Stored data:
Start of Block

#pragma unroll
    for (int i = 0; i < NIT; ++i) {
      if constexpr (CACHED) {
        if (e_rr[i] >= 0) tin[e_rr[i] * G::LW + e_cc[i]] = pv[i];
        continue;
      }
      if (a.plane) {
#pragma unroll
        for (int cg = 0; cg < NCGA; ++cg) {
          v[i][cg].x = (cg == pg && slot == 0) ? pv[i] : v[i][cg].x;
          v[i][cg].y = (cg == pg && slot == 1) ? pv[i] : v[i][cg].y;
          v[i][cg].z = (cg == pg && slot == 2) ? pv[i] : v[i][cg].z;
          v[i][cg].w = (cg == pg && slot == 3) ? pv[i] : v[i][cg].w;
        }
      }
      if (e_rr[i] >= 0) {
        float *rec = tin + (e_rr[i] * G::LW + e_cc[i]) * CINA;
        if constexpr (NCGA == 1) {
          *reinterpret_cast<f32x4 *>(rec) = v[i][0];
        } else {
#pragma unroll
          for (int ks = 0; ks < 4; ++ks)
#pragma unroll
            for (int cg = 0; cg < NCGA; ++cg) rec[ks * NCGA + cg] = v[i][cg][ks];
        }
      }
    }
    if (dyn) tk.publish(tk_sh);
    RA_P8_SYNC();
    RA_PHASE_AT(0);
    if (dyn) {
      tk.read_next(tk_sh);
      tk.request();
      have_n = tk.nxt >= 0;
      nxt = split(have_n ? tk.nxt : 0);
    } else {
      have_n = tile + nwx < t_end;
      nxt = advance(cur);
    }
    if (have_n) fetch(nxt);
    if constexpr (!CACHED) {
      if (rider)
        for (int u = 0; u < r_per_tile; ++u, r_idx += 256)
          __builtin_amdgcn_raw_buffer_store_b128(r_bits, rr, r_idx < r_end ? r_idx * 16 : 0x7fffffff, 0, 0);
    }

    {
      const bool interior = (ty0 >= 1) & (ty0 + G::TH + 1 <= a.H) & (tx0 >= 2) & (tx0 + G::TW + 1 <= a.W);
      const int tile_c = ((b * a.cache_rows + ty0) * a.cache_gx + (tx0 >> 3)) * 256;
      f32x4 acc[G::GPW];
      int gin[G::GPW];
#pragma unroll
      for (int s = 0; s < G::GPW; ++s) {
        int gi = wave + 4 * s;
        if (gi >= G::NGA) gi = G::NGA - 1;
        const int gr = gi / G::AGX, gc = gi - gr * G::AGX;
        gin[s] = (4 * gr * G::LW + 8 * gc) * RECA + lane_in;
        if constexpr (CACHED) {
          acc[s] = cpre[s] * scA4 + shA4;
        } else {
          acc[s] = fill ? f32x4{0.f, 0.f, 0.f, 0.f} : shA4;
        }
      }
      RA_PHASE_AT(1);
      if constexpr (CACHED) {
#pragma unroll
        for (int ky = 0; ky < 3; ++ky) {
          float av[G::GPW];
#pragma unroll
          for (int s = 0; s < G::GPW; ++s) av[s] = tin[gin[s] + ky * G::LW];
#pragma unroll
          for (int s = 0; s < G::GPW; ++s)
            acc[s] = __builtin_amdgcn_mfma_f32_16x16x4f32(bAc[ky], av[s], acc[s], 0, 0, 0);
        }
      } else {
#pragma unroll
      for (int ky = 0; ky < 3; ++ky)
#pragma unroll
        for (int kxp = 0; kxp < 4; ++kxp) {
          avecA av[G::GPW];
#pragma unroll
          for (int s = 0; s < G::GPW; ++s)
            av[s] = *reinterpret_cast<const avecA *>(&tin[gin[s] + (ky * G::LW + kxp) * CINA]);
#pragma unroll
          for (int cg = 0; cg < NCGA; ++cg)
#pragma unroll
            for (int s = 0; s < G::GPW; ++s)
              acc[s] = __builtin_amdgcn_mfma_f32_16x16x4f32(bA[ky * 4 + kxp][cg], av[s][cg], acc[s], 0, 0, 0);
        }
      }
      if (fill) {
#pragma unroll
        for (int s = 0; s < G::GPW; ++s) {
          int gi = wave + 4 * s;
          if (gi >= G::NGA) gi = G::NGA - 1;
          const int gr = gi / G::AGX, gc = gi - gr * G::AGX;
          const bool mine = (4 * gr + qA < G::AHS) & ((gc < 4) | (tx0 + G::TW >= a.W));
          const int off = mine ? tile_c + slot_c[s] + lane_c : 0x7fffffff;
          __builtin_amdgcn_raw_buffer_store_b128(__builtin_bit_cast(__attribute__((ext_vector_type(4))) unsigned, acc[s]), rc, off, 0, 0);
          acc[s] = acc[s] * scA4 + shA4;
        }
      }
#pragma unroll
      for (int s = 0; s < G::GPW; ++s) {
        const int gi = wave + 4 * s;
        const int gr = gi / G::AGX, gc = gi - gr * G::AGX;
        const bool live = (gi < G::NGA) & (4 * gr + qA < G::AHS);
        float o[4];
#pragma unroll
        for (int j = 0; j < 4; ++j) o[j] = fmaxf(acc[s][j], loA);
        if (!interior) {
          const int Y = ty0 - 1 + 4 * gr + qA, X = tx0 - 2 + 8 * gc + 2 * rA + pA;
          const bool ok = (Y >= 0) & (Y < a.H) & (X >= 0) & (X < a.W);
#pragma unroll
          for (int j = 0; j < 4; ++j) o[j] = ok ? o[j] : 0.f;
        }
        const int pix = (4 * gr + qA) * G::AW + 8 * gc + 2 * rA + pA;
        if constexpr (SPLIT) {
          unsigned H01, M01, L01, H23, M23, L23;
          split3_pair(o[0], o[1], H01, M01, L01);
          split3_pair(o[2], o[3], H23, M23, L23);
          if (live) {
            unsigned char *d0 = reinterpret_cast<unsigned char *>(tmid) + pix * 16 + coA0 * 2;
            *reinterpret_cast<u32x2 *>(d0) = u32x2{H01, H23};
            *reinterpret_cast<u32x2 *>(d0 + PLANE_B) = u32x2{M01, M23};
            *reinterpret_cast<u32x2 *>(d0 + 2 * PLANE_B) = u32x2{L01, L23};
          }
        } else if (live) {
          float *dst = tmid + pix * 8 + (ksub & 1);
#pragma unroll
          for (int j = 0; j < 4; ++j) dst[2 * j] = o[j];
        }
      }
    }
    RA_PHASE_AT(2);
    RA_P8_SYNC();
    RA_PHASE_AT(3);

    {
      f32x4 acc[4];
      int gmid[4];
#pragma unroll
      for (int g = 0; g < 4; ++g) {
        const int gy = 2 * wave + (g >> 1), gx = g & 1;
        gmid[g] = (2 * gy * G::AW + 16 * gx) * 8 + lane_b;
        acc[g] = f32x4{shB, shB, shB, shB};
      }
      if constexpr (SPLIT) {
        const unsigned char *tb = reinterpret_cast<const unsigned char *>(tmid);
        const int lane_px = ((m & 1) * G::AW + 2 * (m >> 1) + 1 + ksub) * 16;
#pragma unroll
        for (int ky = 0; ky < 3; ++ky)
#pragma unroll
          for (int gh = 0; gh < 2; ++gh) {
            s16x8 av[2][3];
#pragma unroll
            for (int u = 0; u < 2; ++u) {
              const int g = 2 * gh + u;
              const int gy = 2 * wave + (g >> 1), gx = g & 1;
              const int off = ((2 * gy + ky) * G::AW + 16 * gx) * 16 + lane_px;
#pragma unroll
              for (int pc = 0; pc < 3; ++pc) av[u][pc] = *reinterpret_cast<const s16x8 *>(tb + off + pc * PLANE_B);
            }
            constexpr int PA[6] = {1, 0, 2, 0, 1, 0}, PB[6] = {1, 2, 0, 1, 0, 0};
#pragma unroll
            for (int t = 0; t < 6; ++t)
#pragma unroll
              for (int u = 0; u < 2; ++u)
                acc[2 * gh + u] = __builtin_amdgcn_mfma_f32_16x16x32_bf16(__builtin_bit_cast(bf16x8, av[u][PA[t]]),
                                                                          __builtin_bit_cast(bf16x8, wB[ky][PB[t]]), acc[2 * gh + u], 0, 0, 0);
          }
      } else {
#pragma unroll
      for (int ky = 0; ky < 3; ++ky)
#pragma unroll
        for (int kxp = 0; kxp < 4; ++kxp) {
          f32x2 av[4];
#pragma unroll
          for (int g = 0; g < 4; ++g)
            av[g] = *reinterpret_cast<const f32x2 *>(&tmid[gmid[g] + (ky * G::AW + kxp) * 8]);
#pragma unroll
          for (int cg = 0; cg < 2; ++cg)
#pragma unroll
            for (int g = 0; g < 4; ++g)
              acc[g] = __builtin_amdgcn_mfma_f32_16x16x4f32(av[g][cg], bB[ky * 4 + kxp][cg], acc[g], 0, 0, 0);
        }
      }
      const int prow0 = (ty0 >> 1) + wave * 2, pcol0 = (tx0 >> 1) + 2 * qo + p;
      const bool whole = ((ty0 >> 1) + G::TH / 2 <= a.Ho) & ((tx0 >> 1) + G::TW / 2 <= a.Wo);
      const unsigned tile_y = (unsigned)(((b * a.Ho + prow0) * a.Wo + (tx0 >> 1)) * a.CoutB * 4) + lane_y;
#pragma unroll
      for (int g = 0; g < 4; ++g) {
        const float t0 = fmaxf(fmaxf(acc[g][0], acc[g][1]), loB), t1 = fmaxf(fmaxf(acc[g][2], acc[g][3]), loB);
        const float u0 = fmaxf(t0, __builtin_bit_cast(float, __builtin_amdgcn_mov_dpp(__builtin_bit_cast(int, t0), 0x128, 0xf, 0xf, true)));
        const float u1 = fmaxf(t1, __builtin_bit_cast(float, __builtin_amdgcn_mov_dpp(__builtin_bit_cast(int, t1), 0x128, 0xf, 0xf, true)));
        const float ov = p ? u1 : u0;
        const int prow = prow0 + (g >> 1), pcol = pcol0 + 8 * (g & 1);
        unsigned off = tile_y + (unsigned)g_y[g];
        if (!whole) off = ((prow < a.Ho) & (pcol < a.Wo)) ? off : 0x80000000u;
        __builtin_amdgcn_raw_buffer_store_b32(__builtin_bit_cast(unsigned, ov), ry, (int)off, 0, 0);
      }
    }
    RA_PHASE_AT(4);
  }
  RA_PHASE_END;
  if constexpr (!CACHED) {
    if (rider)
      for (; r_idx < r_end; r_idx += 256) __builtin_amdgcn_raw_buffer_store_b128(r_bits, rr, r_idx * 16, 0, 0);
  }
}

End of Block

**WHAT IS REQUIRED:** Scanning the data above, count the lines in which the string "CACHED" occurs and state only the count.

**SOLVED PROBLEM:** 5